● **Problem description**: Your answer should consist of the lines in the listing that hold "namespace".

● **Recorded information**:
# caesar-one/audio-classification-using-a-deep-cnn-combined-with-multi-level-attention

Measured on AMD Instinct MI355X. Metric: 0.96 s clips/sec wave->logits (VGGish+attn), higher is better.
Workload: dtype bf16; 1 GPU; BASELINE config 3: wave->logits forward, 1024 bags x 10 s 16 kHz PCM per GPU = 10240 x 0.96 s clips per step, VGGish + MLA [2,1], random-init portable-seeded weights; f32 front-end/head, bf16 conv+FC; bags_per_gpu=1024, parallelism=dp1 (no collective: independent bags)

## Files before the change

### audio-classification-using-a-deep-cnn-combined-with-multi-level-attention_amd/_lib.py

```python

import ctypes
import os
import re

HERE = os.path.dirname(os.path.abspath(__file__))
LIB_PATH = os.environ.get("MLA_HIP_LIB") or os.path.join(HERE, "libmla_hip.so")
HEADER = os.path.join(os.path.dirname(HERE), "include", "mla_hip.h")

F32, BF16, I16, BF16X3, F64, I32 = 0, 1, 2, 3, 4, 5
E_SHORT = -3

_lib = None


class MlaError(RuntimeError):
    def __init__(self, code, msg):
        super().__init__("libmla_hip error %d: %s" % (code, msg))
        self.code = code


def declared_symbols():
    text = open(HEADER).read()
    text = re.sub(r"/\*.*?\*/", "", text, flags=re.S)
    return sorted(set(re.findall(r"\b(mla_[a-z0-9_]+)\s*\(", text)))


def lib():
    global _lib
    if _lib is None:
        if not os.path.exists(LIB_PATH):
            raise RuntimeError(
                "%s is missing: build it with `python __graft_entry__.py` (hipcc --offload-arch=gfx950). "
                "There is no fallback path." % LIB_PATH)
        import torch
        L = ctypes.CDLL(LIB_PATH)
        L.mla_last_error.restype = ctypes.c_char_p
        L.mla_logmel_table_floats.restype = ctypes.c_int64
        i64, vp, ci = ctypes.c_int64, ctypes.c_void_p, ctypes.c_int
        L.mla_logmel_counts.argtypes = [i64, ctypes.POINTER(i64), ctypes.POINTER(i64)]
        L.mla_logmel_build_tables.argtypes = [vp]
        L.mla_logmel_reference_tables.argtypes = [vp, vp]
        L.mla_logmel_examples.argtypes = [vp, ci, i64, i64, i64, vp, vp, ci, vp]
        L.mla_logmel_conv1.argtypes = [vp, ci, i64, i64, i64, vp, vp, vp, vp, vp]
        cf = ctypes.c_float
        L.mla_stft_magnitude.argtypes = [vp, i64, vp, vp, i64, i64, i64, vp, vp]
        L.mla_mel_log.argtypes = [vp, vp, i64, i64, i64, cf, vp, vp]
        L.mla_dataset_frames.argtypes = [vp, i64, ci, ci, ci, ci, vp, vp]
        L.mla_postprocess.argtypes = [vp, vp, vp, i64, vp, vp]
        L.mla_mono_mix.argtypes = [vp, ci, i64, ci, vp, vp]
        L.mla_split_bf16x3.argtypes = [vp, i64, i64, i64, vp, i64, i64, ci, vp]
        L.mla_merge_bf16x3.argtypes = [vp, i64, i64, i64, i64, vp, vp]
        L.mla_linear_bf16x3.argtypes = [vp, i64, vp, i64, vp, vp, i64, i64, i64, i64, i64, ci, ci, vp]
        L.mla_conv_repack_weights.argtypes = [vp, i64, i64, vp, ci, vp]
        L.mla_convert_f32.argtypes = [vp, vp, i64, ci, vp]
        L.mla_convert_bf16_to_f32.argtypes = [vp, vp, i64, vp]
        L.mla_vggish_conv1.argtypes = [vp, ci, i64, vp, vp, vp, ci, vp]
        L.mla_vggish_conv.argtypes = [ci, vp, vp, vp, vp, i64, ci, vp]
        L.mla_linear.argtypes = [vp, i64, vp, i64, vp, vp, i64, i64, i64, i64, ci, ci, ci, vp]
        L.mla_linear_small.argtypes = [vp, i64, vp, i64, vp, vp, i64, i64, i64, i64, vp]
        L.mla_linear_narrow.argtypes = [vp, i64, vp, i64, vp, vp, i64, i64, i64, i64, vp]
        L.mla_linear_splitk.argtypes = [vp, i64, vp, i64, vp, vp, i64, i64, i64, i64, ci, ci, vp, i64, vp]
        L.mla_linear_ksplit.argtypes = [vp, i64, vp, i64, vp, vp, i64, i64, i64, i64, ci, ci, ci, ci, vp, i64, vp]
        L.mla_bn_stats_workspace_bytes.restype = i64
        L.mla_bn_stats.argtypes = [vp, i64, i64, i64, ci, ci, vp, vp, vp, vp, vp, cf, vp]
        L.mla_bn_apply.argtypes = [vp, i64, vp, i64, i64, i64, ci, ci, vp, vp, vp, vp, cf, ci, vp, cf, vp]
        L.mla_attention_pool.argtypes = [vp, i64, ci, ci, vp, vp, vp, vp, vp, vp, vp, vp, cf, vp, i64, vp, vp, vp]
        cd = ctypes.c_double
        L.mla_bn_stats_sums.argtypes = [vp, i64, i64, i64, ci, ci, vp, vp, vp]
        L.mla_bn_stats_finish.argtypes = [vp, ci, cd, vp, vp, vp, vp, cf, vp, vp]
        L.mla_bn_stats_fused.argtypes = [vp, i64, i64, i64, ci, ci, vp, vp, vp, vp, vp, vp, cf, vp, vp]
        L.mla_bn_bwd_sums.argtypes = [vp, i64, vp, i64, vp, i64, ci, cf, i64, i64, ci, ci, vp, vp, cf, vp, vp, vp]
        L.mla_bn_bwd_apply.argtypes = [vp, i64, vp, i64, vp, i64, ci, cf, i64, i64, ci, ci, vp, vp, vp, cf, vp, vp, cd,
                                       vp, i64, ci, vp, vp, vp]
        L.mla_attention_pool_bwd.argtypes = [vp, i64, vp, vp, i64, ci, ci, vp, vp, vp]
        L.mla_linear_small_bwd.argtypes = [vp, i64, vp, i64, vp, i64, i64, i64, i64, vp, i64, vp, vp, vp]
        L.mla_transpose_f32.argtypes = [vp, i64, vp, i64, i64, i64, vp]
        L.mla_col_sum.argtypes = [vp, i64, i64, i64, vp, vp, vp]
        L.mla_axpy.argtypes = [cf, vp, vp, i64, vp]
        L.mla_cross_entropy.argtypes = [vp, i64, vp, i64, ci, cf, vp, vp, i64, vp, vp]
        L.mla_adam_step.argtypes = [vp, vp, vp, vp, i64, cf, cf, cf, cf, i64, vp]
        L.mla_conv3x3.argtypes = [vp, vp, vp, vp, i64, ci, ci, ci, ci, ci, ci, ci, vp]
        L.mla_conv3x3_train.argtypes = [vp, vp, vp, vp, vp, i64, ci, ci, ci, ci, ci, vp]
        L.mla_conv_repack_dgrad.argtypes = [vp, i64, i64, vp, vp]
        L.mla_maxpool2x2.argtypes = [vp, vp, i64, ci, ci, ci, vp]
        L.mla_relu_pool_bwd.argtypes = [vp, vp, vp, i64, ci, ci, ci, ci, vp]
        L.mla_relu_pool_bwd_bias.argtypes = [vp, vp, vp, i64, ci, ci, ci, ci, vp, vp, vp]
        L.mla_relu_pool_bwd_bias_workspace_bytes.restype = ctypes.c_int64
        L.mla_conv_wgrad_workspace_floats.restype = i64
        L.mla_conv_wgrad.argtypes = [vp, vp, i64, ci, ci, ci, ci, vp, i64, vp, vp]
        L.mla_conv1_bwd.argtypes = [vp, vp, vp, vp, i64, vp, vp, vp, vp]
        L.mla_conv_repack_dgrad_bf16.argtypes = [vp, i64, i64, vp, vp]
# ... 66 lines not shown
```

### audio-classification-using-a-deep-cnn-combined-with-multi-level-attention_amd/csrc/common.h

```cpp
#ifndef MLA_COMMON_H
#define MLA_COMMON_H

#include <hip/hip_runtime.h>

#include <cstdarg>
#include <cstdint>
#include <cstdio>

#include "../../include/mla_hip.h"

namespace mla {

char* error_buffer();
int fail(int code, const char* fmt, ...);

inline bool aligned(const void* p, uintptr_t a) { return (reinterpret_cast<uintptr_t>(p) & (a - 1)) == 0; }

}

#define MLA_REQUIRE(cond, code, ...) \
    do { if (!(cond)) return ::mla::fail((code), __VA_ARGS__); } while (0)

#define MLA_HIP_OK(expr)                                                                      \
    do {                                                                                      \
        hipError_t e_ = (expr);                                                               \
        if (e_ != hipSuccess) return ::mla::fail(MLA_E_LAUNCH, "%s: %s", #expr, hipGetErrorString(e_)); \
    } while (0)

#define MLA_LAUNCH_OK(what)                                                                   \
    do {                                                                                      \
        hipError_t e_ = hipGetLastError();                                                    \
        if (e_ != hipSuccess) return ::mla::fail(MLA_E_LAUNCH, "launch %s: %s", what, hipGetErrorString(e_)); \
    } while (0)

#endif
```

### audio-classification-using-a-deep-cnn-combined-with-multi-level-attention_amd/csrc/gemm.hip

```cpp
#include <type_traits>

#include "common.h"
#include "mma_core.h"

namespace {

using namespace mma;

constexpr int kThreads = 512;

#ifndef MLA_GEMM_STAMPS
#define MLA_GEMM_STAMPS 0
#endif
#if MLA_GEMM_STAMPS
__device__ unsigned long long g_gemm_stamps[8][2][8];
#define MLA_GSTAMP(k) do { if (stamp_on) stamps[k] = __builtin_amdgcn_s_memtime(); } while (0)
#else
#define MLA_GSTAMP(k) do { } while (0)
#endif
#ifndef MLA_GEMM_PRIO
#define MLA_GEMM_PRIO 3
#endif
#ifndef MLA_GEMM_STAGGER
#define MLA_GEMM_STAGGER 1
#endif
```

● **Answer below**:
namespace mla {
namespace {
using namespace mma;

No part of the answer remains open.